Stored items:
########################################

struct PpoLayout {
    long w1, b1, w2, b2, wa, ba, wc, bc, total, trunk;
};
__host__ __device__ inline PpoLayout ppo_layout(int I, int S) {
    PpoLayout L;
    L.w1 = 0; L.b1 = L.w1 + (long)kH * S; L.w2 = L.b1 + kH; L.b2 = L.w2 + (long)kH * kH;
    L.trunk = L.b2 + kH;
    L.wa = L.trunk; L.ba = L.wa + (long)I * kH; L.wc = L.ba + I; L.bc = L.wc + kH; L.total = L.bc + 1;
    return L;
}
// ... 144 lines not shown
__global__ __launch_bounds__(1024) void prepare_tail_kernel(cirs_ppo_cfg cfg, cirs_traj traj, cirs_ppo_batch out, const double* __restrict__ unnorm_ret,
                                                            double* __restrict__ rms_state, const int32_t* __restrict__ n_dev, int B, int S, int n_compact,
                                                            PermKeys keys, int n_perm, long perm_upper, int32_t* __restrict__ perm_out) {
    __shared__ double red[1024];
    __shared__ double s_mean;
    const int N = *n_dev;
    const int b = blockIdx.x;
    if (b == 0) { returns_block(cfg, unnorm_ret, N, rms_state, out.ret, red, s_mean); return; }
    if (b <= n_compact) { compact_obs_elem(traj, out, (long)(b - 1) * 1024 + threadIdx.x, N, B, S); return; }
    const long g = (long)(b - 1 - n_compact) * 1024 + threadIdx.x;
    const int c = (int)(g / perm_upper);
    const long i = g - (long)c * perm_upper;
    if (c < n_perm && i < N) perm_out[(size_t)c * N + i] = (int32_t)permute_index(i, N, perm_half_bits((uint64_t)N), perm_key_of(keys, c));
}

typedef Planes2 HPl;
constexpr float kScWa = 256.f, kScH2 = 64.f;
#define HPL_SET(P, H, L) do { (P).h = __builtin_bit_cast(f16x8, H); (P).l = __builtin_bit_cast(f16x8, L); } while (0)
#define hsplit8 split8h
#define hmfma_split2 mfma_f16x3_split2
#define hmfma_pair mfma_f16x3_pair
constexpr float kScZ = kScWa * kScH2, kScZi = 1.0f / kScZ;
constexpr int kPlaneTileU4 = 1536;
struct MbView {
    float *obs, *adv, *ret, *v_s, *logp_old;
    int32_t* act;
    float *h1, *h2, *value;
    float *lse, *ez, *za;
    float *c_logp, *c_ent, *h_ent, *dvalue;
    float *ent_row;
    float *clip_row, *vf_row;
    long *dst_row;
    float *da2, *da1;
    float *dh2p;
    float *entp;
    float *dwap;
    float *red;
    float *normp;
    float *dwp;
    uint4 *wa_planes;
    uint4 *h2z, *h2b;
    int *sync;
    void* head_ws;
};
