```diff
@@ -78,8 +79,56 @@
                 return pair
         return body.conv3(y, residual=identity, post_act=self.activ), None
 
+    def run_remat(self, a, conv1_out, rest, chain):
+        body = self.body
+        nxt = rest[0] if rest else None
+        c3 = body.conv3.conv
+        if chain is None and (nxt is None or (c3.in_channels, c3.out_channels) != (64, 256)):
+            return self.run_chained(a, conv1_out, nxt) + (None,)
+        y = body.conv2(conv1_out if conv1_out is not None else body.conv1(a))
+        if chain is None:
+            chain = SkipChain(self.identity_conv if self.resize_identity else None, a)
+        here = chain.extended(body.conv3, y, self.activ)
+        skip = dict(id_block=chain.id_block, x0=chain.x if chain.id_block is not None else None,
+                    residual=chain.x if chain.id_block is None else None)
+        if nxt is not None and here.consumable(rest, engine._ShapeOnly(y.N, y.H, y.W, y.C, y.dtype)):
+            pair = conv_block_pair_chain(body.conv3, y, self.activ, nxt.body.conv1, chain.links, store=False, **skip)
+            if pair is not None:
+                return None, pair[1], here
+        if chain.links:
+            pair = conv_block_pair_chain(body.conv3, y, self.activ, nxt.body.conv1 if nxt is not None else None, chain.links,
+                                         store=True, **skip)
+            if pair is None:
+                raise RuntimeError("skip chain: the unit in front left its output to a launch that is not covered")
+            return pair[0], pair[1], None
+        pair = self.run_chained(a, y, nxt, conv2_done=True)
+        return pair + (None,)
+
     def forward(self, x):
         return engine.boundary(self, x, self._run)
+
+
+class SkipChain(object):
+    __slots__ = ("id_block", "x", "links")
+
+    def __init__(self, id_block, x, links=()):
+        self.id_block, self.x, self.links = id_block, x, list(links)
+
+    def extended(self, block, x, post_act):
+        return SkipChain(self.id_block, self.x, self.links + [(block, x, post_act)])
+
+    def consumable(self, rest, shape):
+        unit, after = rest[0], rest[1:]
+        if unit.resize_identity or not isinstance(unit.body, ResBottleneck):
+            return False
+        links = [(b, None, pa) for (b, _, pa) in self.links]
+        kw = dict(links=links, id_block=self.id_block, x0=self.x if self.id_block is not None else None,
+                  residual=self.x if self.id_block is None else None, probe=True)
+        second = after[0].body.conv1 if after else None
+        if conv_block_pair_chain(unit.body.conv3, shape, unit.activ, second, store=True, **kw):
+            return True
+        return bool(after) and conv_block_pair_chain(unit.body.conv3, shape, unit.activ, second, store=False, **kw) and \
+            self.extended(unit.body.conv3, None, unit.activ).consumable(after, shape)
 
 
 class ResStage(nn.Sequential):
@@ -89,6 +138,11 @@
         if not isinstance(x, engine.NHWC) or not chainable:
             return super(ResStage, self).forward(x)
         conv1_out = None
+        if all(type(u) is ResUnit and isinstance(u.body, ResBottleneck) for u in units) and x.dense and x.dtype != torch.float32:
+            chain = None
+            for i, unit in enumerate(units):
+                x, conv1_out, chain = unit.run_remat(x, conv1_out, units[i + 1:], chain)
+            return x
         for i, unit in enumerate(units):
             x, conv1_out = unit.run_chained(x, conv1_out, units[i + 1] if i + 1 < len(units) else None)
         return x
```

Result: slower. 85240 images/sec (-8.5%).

########################################

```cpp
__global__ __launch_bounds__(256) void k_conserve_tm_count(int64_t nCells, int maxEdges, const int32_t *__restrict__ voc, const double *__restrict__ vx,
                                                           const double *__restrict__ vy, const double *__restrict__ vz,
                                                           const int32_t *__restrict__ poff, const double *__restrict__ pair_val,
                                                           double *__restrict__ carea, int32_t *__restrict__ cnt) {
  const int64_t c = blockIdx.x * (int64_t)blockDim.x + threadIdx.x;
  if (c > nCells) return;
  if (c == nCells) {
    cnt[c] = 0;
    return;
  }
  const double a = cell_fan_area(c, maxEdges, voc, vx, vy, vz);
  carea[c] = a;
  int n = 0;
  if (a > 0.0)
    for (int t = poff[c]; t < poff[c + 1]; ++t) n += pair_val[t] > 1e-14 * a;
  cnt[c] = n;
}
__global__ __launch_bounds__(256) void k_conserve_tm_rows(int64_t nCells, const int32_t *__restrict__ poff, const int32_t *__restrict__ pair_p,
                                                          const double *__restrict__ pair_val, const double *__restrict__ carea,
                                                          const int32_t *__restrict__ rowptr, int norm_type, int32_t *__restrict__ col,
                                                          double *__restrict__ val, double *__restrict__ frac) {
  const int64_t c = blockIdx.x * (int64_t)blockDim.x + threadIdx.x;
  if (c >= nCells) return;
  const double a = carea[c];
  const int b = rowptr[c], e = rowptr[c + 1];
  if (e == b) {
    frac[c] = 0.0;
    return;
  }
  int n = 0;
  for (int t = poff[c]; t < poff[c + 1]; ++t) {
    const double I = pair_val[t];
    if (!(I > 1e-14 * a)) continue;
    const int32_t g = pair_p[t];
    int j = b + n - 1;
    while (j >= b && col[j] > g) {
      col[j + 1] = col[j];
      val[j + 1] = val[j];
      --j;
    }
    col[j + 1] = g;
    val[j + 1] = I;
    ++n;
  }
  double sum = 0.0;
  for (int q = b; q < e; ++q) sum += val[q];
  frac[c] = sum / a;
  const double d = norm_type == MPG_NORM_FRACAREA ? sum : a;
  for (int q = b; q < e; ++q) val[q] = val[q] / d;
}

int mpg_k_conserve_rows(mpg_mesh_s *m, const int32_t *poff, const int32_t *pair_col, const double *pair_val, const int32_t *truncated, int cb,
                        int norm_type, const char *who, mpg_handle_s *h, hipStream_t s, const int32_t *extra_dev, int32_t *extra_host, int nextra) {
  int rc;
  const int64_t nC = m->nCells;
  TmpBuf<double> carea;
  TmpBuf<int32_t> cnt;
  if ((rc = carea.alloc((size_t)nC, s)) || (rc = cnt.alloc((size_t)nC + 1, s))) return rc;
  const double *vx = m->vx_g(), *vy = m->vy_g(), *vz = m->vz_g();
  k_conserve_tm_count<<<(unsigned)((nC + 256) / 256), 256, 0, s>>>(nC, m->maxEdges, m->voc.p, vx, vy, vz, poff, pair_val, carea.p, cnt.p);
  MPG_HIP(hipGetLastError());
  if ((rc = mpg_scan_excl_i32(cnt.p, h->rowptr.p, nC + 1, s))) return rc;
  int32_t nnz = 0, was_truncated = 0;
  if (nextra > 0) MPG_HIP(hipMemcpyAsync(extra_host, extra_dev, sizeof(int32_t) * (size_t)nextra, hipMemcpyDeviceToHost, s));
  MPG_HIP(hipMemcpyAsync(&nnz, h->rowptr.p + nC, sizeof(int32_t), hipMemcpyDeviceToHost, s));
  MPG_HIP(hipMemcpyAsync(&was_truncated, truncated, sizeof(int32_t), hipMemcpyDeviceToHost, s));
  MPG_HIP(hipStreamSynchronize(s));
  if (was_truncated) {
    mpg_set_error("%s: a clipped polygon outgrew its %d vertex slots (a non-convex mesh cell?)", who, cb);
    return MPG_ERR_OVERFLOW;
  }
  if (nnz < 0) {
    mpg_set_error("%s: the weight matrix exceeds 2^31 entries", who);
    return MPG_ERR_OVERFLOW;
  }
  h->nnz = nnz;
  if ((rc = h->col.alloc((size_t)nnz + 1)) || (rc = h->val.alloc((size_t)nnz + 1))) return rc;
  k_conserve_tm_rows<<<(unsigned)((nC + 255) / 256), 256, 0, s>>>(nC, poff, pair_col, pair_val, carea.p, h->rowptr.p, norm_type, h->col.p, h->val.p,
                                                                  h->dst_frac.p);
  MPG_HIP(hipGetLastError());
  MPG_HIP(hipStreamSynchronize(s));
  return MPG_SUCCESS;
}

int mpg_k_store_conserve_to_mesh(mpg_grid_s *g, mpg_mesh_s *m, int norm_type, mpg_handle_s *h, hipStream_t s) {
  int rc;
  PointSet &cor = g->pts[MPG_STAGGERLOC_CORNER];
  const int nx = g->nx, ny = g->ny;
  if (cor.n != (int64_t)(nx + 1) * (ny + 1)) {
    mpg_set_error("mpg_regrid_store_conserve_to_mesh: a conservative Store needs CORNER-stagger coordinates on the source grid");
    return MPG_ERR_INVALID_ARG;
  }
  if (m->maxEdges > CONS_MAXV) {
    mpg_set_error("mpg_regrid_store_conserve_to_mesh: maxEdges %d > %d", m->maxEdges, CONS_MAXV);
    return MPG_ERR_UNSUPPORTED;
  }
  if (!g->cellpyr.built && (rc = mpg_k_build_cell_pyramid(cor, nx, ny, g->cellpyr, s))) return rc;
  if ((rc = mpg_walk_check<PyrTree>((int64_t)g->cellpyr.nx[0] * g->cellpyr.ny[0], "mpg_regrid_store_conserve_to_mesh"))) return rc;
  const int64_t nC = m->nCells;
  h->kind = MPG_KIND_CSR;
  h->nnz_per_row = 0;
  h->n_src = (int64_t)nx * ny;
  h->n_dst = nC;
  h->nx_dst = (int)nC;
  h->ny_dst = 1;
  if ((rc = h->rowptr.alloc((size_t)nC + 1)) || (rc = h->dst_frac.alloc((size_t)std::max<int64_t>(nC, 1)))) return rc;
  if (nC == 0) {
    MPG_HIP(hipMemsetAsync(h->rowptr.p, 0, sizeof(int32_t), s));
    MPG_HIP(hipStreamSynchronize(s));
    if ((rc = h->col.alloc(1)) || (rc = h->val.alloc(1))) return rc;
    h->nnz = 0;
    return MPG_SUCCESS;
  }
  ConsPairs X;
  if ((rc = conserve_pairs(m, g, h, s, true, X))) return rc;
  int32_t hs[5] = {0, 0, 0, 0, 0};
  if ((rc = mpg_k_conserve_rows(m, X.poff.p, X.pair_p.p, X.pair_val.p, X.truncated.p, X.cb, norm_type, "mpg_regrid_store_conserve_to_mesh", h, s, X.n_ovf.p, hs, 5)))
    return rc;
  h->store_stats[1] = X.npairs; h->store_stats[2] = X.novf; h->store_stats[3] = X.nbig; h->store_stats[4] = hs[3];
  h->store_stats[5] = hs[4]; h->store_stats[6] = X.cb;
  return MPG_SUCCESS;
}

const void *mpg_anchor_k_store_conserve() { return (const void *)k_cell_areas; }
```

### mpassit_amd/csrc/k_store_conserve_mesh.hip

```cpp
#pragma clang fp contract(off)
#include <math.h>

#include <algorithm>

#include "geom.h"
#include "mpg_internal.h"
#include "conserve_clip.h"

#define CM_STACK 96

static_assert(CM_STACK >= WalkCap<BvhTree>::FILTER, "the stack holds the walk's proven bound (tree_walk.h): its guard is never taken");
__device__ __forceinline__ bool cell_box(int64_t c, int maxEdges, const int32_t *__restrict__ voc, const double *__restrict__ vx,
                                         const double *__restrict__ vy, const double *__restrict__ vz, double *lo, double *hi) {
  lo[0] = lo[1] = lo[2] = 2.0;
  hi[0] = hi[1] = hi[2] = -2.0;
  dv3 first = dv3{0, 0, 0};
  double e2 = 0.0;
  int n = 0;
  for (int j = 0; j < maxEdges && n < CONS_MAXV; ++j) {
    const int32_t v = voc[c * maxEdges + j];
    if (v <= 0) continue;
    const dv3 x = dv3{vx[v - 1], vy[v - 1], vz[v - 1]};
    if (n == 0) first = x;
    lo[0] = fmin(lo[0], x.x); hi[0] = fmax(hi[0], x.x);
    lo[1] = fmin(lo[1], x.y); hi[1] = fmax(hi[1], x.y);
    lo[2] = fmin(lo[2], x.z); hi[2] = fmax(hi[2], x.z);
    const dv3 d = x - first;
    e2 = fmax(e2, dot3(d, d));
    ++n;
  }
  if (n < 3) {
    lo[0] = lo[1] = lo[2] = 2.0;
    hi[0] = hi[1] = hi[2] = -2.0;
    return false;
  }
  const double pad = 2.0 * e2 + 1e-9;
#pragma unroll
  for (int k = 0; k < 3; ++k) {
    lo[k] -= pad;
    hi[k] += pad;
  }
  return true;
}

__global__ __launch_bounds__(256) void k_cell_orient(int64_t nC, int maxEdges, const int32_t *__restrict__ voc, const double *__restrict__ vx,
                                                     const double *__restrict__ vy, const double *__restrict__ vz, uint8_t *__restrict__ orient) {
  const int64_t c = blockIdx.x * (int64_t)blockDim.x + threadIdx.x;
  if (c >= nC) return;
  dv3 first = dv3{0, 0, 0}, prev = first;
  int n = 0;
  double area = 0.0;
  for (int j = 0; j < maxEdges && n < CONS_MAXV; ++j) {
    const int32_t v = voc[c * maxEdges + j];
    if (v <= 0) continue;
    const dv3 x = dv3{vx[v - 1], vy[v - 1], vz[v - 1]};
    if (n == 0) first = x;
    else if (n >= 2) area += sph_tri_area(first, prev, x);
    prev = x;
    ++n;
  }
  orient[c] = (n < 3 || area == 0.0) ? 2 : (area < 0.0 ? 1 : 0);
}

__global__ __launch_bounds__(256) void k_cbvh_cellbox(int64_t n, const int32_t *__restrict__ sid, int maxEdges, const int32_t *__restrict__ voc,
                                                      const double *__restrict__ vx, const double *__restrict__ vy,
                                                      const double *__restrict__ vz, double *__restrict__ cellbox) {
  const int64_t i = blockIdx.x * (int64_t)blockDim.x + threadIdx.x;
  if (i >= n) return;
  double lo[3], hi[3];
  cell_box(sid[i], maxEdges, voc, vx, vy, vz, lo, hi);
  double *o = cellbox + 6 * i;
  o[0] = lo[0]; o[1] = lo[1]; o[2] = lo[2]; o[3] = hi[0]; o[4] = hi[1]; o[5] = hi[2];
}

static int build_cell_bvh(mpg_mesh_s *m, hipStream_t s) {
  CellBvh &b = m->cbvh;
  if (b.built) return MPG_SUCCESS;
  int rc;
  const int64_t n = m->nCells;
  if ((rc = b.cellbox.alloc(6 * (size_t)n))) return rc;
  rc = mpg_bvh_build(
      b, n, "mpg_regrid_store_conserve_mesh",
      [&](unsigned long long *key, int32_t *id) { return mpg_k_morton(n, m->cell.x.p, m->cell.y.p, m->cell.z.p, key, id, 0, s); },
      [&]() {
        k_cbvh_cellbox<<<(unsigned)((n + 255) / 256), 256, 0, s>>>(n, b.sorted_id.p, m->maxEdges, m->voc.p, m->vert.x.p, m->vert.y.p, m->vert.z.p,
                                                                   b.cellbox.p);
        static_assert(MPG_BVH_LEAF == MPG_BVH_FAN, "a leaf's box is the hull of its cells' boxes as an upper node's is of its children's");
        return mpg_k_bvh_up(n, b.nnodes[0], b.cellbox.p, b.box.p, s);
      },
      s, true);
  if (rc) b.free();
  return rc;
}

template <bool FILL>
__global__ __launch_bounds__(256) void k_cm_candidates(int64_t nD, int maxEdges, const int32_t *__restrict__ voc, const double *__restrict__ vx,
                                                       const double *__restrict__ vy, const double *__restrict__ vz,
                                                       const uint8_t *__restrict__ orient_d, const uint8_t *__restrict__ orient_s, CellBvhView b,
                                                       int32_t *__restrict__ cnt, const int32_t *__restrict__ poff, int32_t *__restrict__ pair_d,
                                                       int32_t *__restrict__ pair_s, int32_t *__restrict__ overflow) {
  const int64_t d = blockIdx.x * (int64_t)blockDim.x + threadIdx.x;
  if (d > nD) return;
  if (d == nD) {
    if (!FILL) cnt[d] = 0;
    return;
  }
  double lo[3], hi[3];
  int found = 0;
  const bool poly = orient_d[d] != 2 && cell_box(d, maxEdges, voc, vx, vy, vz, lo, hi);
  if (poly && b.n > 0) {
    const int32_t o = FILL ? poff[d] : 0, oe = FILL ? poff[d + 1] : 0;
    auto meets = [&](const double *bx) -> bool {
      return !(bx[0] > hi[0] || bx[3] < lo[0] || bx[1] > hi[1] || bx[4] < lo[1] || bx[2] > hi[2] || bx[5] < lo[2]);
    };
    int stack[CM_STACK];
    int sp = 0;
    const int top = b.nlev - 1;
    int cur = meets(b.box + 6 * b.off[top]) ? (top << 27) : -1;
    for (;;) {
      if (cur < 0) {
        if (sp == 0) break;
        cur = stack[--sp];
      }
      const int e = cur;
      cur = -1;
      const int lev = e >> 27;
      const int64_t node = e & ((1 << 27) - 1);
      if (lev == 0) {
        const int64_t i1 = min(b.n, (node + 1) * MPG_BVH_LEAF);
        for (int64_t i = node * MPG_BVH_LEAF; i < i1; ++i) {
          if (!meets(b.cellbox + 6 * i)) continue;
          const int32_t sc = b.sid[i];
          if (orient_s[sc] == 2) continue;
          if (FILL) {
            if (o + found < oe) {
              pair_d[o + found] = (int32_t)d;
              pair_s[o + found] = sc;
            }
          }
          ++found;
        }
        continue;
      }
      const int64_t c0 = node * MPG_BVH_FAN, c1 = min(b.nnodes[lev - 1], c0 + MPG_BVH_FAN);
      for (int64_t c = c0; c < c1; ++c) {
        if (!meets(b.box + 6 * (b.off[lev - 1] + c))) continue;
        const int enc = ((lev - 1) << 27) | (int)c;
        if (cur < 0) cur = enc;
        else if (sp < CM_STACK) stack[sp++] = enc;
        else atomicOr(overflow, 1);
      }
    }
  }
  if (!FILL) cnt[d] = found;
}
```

########################################

§ **TASK GOAL**
Could you find every line in the records above that has the string "sizeof" and copy it?

§ **EXERCISE RESULT**
  if (nextra > 0) MPG_HIP(hipMemcpyAsync(extra_host, extra_dev, sizeof(int32_t) * (size_t)nextra, hipMemcpyDeviceToHost, s));
  MPG_HIP(hipMemcpyAsync(&nnz, h->rowptr.p + nC, sizeof(int32_t), hipMemcpyDeviceToHost, s));
  MPG_HIP(hipMemcpyAsync(&was_truncated, truncated, sizeof(int32_t), hipMemcpyDeviceToHost, s));
    MPG_HIP(hipMemsetAsync(h->rowptr.p, 0, sizeof(int32_t), s));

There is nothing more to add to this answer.